==== Data section ====
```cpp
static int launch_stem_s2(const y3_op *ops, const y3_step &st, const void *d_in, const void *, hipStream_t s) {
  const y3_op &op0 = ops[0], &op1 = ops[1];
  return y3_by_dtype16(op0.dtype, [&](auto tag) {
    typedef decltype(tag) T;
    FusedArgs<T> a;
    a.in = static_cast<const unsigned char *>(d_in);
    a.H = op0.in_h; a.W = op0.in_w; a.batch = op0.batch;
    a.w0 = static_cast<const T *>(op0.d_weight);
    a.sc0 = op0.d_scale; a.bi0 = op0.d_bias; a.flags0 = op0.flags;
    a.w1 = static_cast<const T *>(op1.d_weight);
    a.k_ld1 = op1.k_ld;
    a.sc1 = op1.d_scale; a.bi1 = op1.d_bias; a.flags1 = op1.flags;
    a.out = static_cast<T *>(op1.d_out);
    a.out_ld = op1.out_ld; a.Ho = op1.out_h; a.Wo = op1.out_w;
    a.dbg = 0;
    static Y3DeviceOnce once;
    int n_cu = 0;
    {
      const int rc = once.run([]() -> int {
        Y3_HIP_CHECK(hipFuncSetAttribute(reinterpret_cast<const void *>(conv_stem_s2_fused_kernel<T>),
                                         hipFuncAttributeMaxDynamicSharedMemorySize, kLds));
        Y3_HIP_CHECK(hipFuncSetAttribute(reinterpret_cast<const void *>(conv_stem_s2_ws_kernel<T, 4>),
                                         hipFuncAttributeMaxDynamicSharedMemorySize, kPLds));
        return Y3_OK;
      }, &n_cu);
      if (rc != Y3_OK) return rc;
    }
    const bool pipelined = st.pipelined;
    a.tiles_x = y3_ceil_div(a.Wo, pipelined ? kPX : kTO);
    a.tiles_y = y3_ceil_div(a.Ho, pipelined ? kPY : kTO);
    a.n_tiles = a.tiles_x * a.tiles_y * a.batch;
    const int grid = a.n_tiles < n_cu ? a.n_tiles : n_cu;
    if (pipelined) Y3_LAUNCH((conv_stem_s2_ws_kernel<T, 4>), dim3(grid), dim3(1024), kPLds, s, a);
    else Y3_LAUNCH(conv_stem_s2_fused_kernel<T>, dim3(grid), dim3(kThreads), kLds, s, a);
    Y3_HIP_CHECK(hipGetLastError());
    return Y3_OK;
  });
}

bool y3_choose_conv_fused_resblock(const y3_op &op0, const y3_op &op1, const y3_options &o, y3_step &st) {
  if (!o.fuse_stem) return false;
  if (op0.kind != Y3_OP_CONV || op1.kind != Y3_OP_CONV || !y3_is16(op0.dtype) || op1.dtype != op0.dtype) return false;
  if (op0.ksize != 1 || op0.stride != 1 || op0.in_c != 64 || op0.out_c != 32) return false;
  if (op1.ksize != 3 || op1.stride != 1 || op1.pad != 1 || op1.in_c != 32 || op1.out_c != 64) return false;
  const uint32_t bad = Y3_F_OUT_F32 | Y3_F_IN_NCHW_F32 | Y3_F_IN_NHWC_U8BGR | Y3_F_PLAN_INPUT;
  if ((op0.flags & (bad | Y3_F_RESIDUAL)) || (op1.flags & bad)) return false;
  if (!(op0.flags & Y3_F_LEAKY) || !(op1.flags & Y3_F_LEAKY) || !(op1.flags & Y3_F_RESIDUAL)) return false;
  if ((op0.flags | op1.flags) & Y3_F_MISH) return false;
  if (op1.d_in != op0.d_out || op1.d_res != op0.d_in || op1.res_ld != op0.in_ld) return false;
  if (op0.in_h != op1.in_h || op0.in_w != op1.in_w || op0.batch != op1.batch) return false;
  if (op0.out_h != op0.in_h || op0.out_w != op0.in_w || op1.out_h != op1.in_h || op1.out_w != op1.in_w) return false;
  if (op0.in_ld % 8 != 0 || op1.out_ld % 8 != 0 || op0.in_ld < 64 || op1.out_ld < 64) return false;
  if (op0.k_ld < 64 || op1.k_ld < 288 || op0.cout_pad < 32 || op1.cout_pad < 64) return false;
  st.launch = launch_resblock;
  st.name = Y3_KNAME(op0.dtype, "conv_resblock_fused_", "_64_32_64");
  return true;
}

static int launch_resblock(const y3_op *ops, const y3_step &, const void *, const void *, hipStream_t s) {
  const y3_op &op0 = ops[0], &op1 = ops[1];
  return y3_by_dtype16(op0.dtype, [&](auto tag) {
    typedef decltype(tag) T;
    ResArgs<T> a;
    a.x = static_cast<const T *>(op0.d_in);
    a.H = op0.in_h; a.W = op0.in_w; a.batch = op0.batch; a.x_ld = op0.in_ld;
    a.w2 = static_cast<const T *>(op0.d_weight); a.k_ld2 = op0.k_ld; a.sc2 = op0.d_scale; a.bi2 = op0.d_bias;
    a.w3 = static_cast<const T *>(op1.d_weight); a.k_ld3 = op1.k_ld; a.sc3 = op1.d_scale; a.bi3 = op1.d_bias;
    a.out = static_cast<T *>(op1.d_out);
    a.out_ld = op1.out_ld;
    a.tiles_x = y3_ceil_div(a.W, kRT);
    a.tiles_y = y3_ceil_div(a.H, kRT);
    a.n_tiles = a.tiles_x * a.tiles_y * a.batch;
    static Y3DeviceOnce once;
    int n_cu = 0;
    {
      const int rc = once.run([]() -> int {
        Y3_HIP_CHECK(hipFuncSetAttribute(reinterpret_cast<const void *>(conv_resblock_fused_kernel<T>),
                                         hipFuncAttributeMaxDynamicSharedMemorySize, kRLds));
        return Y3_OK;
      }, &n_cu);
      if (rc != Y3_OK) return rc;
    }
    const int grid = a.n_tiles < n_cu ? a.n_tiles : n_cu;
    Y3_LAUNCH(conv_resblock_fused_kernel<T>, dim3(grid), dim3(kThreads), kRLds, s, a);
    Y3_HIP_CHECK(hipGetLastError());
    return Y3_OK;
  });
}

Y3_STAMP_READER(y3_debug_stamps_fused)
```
====
**Task requirements:** Note each line above that contains "stride" and copy it out.

**Answer for the task:**
  if (op0.ksize != 1 || op0.stride != 1 || op0.in_c != 64 || op0.out_c != 32) return false;
  if (op1.ksize != 3 || op1.stride != 1 || op1.pad != 1 || op1.in_c != 32 || op1.out_c != 64) return false;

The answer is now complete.